I cleared my throat, anxious to get the script right. ‘Now that you’ve officially consented to my visits, I’ll be asking you a series of questions prepared by various agencies in order to gain a greater understanding of antisocial behavioural disorders. In addition to this, I’ll also be asking some questions I’ve formulated myself in order to help with my own studies in the field of forensic psychiatry.’
‘Blah, blah, fucking blah.’
I placed the micro-cassette on the middle of the table. ‘Are you aware of what this is?’
He looked at the black plastic box for a few seconds. ‘It’s a penguin, isn’t it? A tiny penguin with a lemon up its arse, watching Pinocchio in a large block of flats in West Croydon.’
‘Each meeting will be recorded for subsequent transcription and analysis on this tape recorder.’
At which point Rattigan lit up. ‘Just shows how wrong you can be, eh?’
I switched on the machine, relief flooding over me when I realized the damn thing was working properly. Next I reached for a green sheet of A4 headed ‘Analysis of Institutionalized Offenders – History, Profiling and Sociopathic Behaviour Traits’, and began working my way through the answer boxes.
‘Name?’
‘King of Sweden.’
I put down Francis James Rattigan. ‘Age?’
He exhaled violently. ‘You’ve got my details! Go to the fucking governor’s office and sort this shit out!’
‘Age?’ I repeated, unmoved.
‘Hundred and seven.’
I put down the pen. ‘Frank.’
‘Adrian?’
‘Refusal to cooperate will be taken as reluctance to comply with the programme.’ I was surprisingly cool, amazed the corporate bullshit came so easily. I’d done what Fancy had told me to the last time, left Adrian Rawlings in Dr Allen’s office, waiting for collection.
‘F602 GPW.’
The combination seemed familiar, but I hadn’t asked him for his number yet. ‘Age?’ I repeated, keeping up the show.

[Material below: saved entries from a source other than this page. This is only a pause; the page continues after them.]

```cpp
int exa_hip_reset_tracer(ExaHipRenderer *h, const ExaHipTracer *t, const float *seeds)
{
  if (isMulti(h)) return onEveryChild(h, [&](ExaHipRenderer *c) { return exa_hip_reset_tracer(c, t, seeds); });
  if (!h || !t || !seeds) return 1;
  if (t->numTraces < 0 || t->numTimesteps < 2 || (long long)t->numTraces * t->numTimesteps > (1ll << 28)) { h->fail("exa_hip_reset_tracer: bad trace counts"); return 1; }
  for (int k = 0; k < 3; k++)
    if (t->channels[k] < 0 || t->channels[k] >= h->numFields) { h->fail("exa_hip_reset_tracer: tracer channel out of range"); return 1; }
  EXA_ON_DEVICE(h);
  HIP_TRY(h, hipDeviceSynchronize());
  h->tracer = *t;
  h->haveTracer = true;
  std::vector<float> host(size_t(t->numTraces) * t->numTimesteps * 3, 0.f);
  for (int i = 0; i < t->numTraces; i++) std::memcpy(&host[size_t(i) * t->numTimesteps * 3], &seeds[3 * i], 3 * sizeof(float));
  HIP_TRY(h, h->traces.upload(host.data(), host.size()));
  h->timestep = 0;
  h->streamDirty = true;
  return 0;
}

int exa_hip_set_tracer_enabled(ExaHipRenderer *h, int32_t enabled)
{
  if (isMulti(h)) return onEveryChild(h, [&](ExaHipRenderer *c) { return exa_hip_set_tracer_enabled(c, enabled); });
  if (!h) return 1;
  h->tracer.enabled = enabled;
  return 0;
}

int exa_hip_advance_tracer(ExaHipRenderer *h, int32_t *rebuild)
{
  if (isMulti(h))
    return onEveryChild(h, [&](ExaHipRenderer *c) { return exa_hip_advance_tracer(c, c == firstChild(h) ? rebuild : nullptr); });
  if (!h) return 1;
  if (rebuild) *rebuild = 0;
  if (!h->haveTracer || !h->tracer.enabled) return 0;
  h->timestep++;
  if (h->timestep <= h->tracer.numTimesteps) h->streamDirty = true;
  if (rebuild) *rebuild = h->streamDirty;
  return 0;
}

int exa_hip_read_traces(ExaHipRenderer *h, float *dst)
{
  if (isMulti(h))
    return onChild(h, firstChild(h), [&](ExaHipRenderer *c) { return exa_hip_read_traces(c, dst); });
  if (!h || !dst || !h->haveTracer) return 1;
  EXA_ON_DEVICE(h);
  HIP_TRY(h, hipDeviceSynchronize());
  HIP_TRY(h, hipMemcpy(dst, h->traces.p, h->traces.n * sizeof(float), hipMemcpyDeviceToHost));
  return 0;
}

int exa_hip_set_params(ExaHipRenderer *h, const ExaHipParams *p)
{
  if (isMulti(h)) return onEveryChild(h, [&](ExaHipRenderer *c) { return exa_hip_set_params(c, p); });
  if (!h || !p) return 1;
  if (!(p->dt > 0.f)) { h->fail("exa_hip_set_params: dt must be > 0"); return 1; }
  if (!h->haveParams || h->p.numChannels != p->numChannels || h->p.spaceSkippingEnabled != p->spaceSkippingEnabled)
    h->volDirty = true;
  if (!h->haveParams || std::memcmp(&h->p, p, sizeof(*p)) != 0) h->costPhase = 1;
  h->p = *p;
  h->haveParams = true;
  return 0;
}

int exa_hip_set_shard(ExaHipRenderer *h, int32_t rank, int32_t worldSize)
{
  if (isMulti(h)) { h->fail("exa_hip_set_shard: a multi-device handle shards the frame internally"); return 1; }
  if (!h) return 1;
  if (worldSize < 1 || rank < 0 || rank >= worldSize) { h->fail("exa_hip_set_shard: bad rank/world"); return 1; }
  h->rank = rank; h->world = worldSize;
  h->layoutDirty = true;
  if (h->W > 0) { EXA_ON_DEVICE(h); return h->rebuildLayout(); }
  return 0;
}

int exa_hip_set_option(ExaHipRenderer *h, const char *key, int32_t value)
{
  if (isMulti(h)) return onEveryChild(h, [&](ExaHipRenderer *c) { return exa_hip_set_option(c, key, value); });
  if (!h || !key) return 1;
  if (!std::strcmp(key, "tile_order")) { h->tileOrder = value; h->layoutDirty = true; return 0; }
  if (!std::strcmp(key, "tile_feedback")) { h->feedback = value; h->layoutDirty = true; return 0; }
  if (!std::strcmp(key, "wide_march")) {
    if (value != 0 && value != 1 && value != 2 && value != 4) { h->fail("exa_hip_set_option: wide_march is 0, 1, 2 or 4"); return 1; }
    h->wideMode = value; h->layoutDirty = true; return 0;
  }
  if (!std::strcmp(key, "stats_mode")) {
    if (value != 1 && value != 2) { h->fail("exa_hip_set_option: stats_mode is 1 or 2"); return 1; }
    h->statsMode = value; return 0;
  }
  if (!std::strcmp(key, "ao_defer")) {
    if (value < 0 || value > 2) { h->fail("exa_hip_set_option: ao_defer is 0, 1 or 2"); return 1; }
    h->aoDefer = value; return 0;
  }
  if (!std::strcmp(key, "prepass_split")) { h->prepassSplit = value != 0; h->costPhase = 1; return 0; }
  if (!std::strcmp(key, "ao_overlap")) { h->aoOverlap = value != 0; return 0; }
  if (!std::strcmp(key, "walk_probe")) { h->walkProbeOn = value != 0; return 0; }
  if (!std::strcmp(key, "debug_pixel")) { h->debugPixel = value; return 0; }
  if (!std::strcmp(key, "profile_marker")) {
    EXA_ON_DEVICE(h);
    if (launchProfileMarker(value, nullptr) != hipSuccess) { h->fail("exa_hip_set_option: profile_marker launch failed"); return 1; }
    return 0;
  }
  if (!std::strcmp(key, "accel")) { h->accel = value; return 0; }
  if (!std::strcmp(key, "walk")) {
    if (value < 0 || value > 2) { h->fail("exa_hip_set_option: walk is 0 (chosen per frame), 1 (stack walk) or 2 (rope walk)"); return 1; }
    h->walkMode = value; return 0;
  }
  if (!std::strcmp(key, "lbvh_build")) {
    if (h->lbvhBuilt && value != h->lbvhOnHost) { h->fail("exa_hip_set_option: lbvh_build must be set before the LBVH is first used"); return 1; }
    h->lbvhOnHost = value; return 0;
  }
  if (!std::strcmp(key, "fast_math")) { h->fastMath = value; return 0; }
  if (!std::strcmp(key, "fast_sampler")) { h->fastSampler = value; return 0; }
  if (!std::strcmp(key, "basis_form")) {
    if (value != 0 && value != 1) { h->fail("exa_hip_set_option: basis_form is 0 or 1"); return 1; }
    if (value && h->emptyCells) {
      h->fail("exa_hip_set_option: a scene with empty cells keeps basis_form 0 (an empty cell is a per-corner property, the per-axis association needs per-axis ones)");
      return 1;
    }
    h->basisForm = value; return 0;
  }
  if (!std::strcmp(key, "sample_patch")) {
    if (value < 0 || value >= kSamplePatchShapes) { h->fail("exa_hip_set_option: sample_patch is 0 (64x1x1), 1 (16x4x1), 2 (8x8x1) or 3 (4x4x4)"); return 1; }
    h->samplePatch = value; return 0;
  }
  if (!std::strcmp(key, "sample_uniform")) { h->sampleUniform = value != 0; return 0; }
  if (!std::strcmp(key, "interleave")) { h->interleave = value != 0; return 0; }
  if (!std::strcmp(key, "addr64")) { h->addr64 = value != 0; return 0; }
  if (!std::strcmp(key, "pack_records")) { h->packRecords = value != 0; return 0; }
  if (!std::strcmp(key, "brick_order")) {
    if (value && !h->brickOrderPossible) {
      h->fail("exa_hip_set_option: brick_order 1 needs channel offsets f * totalCells and brick begins that partition [0, totalCells)");
      return 1;
    }
    h->brickOrderWanted = value != 0; return 0;
  }
  if (!std::strcmp(key, "tf_filter")) {
    if (value != 0 && value != 1) { h->fail("exa_hip_set_option: tf_filter is 0 or 1"); return 1; }
    if (value != h->tfFilter) { h->tfFilter = value; h->volDirty = true; }
    return 0;
  }
  h->fail(std::string("exa_hip_set_option: unknown key ") + key);
  return 1;
}

int exa_hip_read_activity(ExaHipRenderer *h, int32_t which, uint8_t *dst)
{
  if (isMulti(h)) return onChild(h, firstChild(h), [&](ExaHipRenderer *c) { return exa_hip_read_activity(c, which, dst); });
  if (!h || !dst) return 1;
  EXA_ON_DEVICE(h);
  if (h->prepareFrame(nullptr)) return 1;
  if (which == 1 && !h->isoEnabled()) {
    HIP_TRY(h, launchIsoActivity(h->sc, h->fs, h->isoActive.p, nullptr));
  }
  HIP_TRY(h, hipDeviceSynchronize());
  HIP_TRY(h, hipMemcpy(dst, which ? h->isoActive.p : h->volActive.p, h->sc.numRegions, hipMemcpyDeviceToHost));
  return 0;
}

}
```

owlexabrick_amd/csrc/exa_renderer.h:

```cpp
#pragma once
#include "exa_device.h"
#include "exa_ropes.h"

#include <algorithm>
#include <string>
#include <utility>
#include <vector>

using namespace exa;

#define EXA_FORM(r, fn) ((r)->emptyCells ? form0e::fn : ((r)->basisForm ? form1::fn : form0::fn))

#define HIP_TRY(h, call)                                                                   \
  do {                                                                                     \
    hipError_t e_ = (call);                                                                \
    if (e_ != hipSuccess) {                                                                \
      (h)->fail(std::string(#call) + ": " + hipGetErrorString(e_));                        \
      return 1;                                                                            \
    }                                                                                      \
  } while (0)

extern thread_local std::string g_createError;

struct DeviceGuard {
  int prev = -1;
  hipError_t err;
  explicit DeviceGuard(int device)
  {
    if (hipGetDevice(&prev) != hipSuccess) prev = -1;
    err = hipSetDevice(device);
  }
  ~DeviceGuard() { if (prev >= 0) (void)hipSetDevice(prev); }
  DeviceGuard(const DeviceGuard &) = delete;
  DeviceGuard &operator=(const DeviceGuard &) = delete;
};
#define EXA_ON_DEVICE(h) EXA_ON_DEVICE_OF(h, h)
#define EXA_ON_DEVICE_OF(h, r) DeviceGuard guard_((r)->device); HIP_TRY(h, guard_.err)

template <typename T>
struct DevBuf {
  T *p = nullptr;
  size_t n = 0;
  hipError_t alloc(size_t count)
  {
    release();
    n = count;
    if (count == 0) return hipSuccess;
    return hipMalloc((void **)&p, count * sizeof(T) + 16);
  }
  hipError_t upload(const T *src, size_t count)
  {
    hipError_t e = alloc(count);
    if (e != hipSuccess || count == 0) return e;
    return hipMemcpy(p, src, count * sizeof(T), hipMemcpyHostToDevice);
  }
  hipError_t refill(const T *src, size_t count)
  {
    if (count > cap || !p) {
      hipError_t e = alloc(std::max(count, size_t(1)));
      if (e != hipSuccess) return e;
      cap = std::max(count, size_t(1));
    }
    n = count;
    return count ? hipMemcpy(p, src, count * sizeof(T), hipMemcpyHostToDevice) : hipSuccess;
  }
  size_t cap = 0;
  void release() { if (p) (void)hipFree(p); p = nullptr; n = 0; cap = 0; }
  ~DevBuf() { release(); }
};

struct ExaHipRenderer {
  int device = 0;
  std::string err;
  void fail(const std::string &m) { err = m; }

  std::vector<ExaHipRenderer *> children;
  bool colorRowMajor = false;
  hipStream_t ownStream = nullptr;
  hipEvent_t evCall = nullptr;

  DevBuf<int4> bricks;
  DevBuf<int32_t> leafList;
  DevBuf<int4> leafHdr;
  DevBuf<float> scalars;
  DevBuf<float> cellsIl;
  int ilChannels = 0;
  int ilNoMemory = 0;
  int interleave = 1;
  bool emptyCells = false;
  int basisForm = 1;
  int addr64 = 0;
  int packRecords = 1;
  uint64_t totalCells = 0;
  std::vector<uint32_t> beginUploaded, beginMorton;
  int brickOrder = 0, brickOrderWanted = 0;
  bool brickOrderPossible = true;
  uint64_t numBricks = 0, leafListSize = 0;
  int applyBrickOrder(hipStream_t s);
  DevBuf<RegionInfo> regionInfo;
  DevBuf<float2> valueRange;
  DevBuf<float> domain;
  DeviceScene sc{};
  int numFields = 0;

  DevBuf<KdNodeDev> kdNodes;
  DevBuf<KdNodeDev> kdMarchNodes;
  int32_t kdMarchRoot = 0;
  uint32_t leafBeginBits = 0, leafSizeBits = 0;
  DevBuf<RegionRec> regionRec;
  DevBuf<int32_t> kdLevelIds;
  std::vector<int> kdLevelBegin;
  int32_t kdRoot = EXA_KD_EMPTY;
  bool rootLeafVolActive = true, rootLeafIsoActive = true;
  bool haveKd = false;
  int accel = 1;
  float kdLo[3], kdHi[3];

  DevBuf<RopeLeaf> ropeLeaves;
  DevBuf<KdNodeDev> ropeNodes;
  DevBuf<uint32_t> activeCountBuf;
  int32_t ropeRoot = EXA_KD_EMPTY + 1;
  bool ropeBuilt = false, ropeFailed = false, ropeFlagsStale = true, ropeThisFrame = false;
  int ropeFastDiv = 0, ropeAddr32 = 0;
  int walkMode = 0;
  uint32_t activeRegions = 0;
  static constexpr double kRopeActiveFraction = 0.4;
  bool ropeWanted() const
  {
    if (!useKd() || ropeFailed || walkMode == 1) return false;
    if (walkMode == 2) return true;
    return double(activeRegions) >= kRopeActiveFraction * double(sc.numRegions);
  }
  int buildRopes();

  DevBuf<BvhNode> meshNodes;
  DevBuf<float> meshVerts;
  DevBuf<int32_t> meshTris;
  int numTris = 0;

  ExaHipTracer tracer{};
  bool haveTracer = false;
  DevBuf<float> traces;
  DevBuf<BvhNode> streamNodes;
  int numStreamPrims = 0, timestep = 0;
  bool streamDirty = false;
  int rebuildStreamlines(hipStream_t s);

  DevBuf<BvhNode> volNodes, isoNodes;
  DevBuf<int32_t> levelIds;
  DevBuf<uint8_t> volActive, isoActive;
  bool volDirty = true, isoDirty = true;

  DevBuf<float4> xf;
  float xfHost[EXA_MAX_CHANNELS][EXA_NUM_XF_VALUES][4];
  bool xfDirty = true;
  ExaHipFrameState fs{};
  ExaHipParams p{};
  bool haveFs = false, haveParams = false;

  int W = 0, H = 0, tilesX = 0, tilesY = 0;
  int rank = 0, world = 1;
  int tileOrder = 4;
  int debugPixel = -1;
  int fastMath = 1;
  int mul24 = 0, addr32 = 0;
  int fastSampler = 1;
  int tfFilter = 1;
  float tfFracMagic() const { return tfFilter ? 32768.f : 0.f; }
  DevBuf<float4> accum;
  DevBuf<float4> surf;
  DevBuf<uint32_t> tileCost;
  DevBuf<uint32_t> tileCostPre;
  DevBuf<int32_t> splitMap;
  int nPreCheap = 0, nPreHeavy = 0;
  int prepassSplit = 1;
  bool preMeasured = false;
  std::vector<int32_t> baseMap, curMap;
  int feedback = 1;
  int statsMode = 1;
  int costPhase = 0;
  int wideMode = 1;
  static size_t segsPerRay(int lanes) { return size_t(lanes) * kWideSegCap; }
  int numSimdWaves = 256 * 4 * 6;
  DevBuf<int32_t> normalMap, wideMap;
  DevBuf<float4> wideSegs;
  int nNormal = 0, nWide4 = 0, nWide2 = 0;
  int lanesTopInUse = 4;
  hipStream_t side4 = nullptr, side2 = nullptr, sideN = nullptr;
  hipEvent_t evFork = nullptr, evJoin4 = nullptr, evJoin2 = nullptr, evJoinN = nullptr;
  DevBuf<uint32_t> surfRnd;
  DevBuf<float4> pixBuf;
  int aoOverlap = 0;
  hipEvent_t evPre = nullptr, evPre2 = nullptr, evAo = nullptr, evAo2 = nullptr;
  DevBuf<AoRecord> aoRecs;
  DevBuf<uint32_t> aoCount;
  DevBuf<uint32_t> aoKeys, aoOrder, aoHist;
  DevBuf<uint8_t> aoHit;
  uint32_t aoBins = 0;
  int aoDefer = 1;
  DevBuf<uint32_t> color;
  DevBuf<int32_t> tileMap;
  int numBlocks = 0;
  bool layoutDirty = true;

  DevBuf<unsigned long long> statsBuf;
  int walkProbeOn = 0;
  DevBuf<uint32_t> walkProbe;
  DevBuf<int32_t> errorFlag;
  DevBuf<char> probeStage;
  int samplePatch = 3, sampleUniform = 1;
  DevBuf<float> isoVertices, isoGradients;
  DevBuf<int32_t> isoTriangles;
  bool haveIsoMesh = false;
  float isoStageMs[6] = { 0, 0, 0, 0, 0, 0 };
  DevBuf<uint4> histSegs;
  DevBuf<uint32_t> histRuns;
  uint32_t histNumRuns = 0;
  bool histPlanBuilt = false, histVolumeFits = true;
  DevBuf<unsigned long long> histResult;
  float histKernelMs = 0.f;
  DevBuf<float> streamVertices, streamVelocities;
  DevBuf<unsigned long long> streamOffsets;
  DevBuf<uint32_t> streamSeedVertex;
  DevBuf<int32_t> streamReasons;
  uint64_t streamSeeds = 0, streamNumVertices = 0;
  bool haveStreamlines = false;
  float streamKernelMs = 0.f;
  hipEvent_t ev0 = nullptr, ev1 = nullptr, ev2 = nullptr;
  ExaHipStats last{};

  bool isoEnabled() const
  {
    for (int i = 0; i < EXA_MAX_ISO_SURFACES; i++) if (fs.iso[i].enabled) return true;
    return false;
  }
  bool contourEnabled() const
// ... 57 lines not shown
```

‘F602 GPW.’ His eyes scanned my face intently. ‘Yours, innit? Your motor. Dark-green Vauxhall Cavalier. GB sticker on the back. Go anywhere pleasant?’
The penny dropped. I tried not to appear unnerved. ‘I don’t see that’s relevant, Frank.’
‘Bollocks, you’re crapping yourself. Can see it, can read faces, fear. Your fucking wheels. I got your wheels. How much longer before I get your phone, fat-boy? How much longer before I’m ringing your missus up while you’re hard at work in the nuthouse, eh?’
‘Age?’
He smiled, then sighed. ‘Fifty-seven. Born twenty-eighth of March, nineteen-forty.’
I filled in the form, inwardly cursing its designers. Rattigan was right, why the bloody hell wasn’t this done before the interviews took place? And how in God’s name had he got my numberplate? The pen shook slightly. I wanted answers to these ludicrous questions, but knew the cassette was recording my performance as well as his. For some reason I couldn’t bear to have Fancy listening to an actual recording of a balls-up. Stick to the script. Stick to the bloody script.
‘Offence?’
‘Whose?’
‘Yours,’ I replied, staring at the little box, awaiting his response.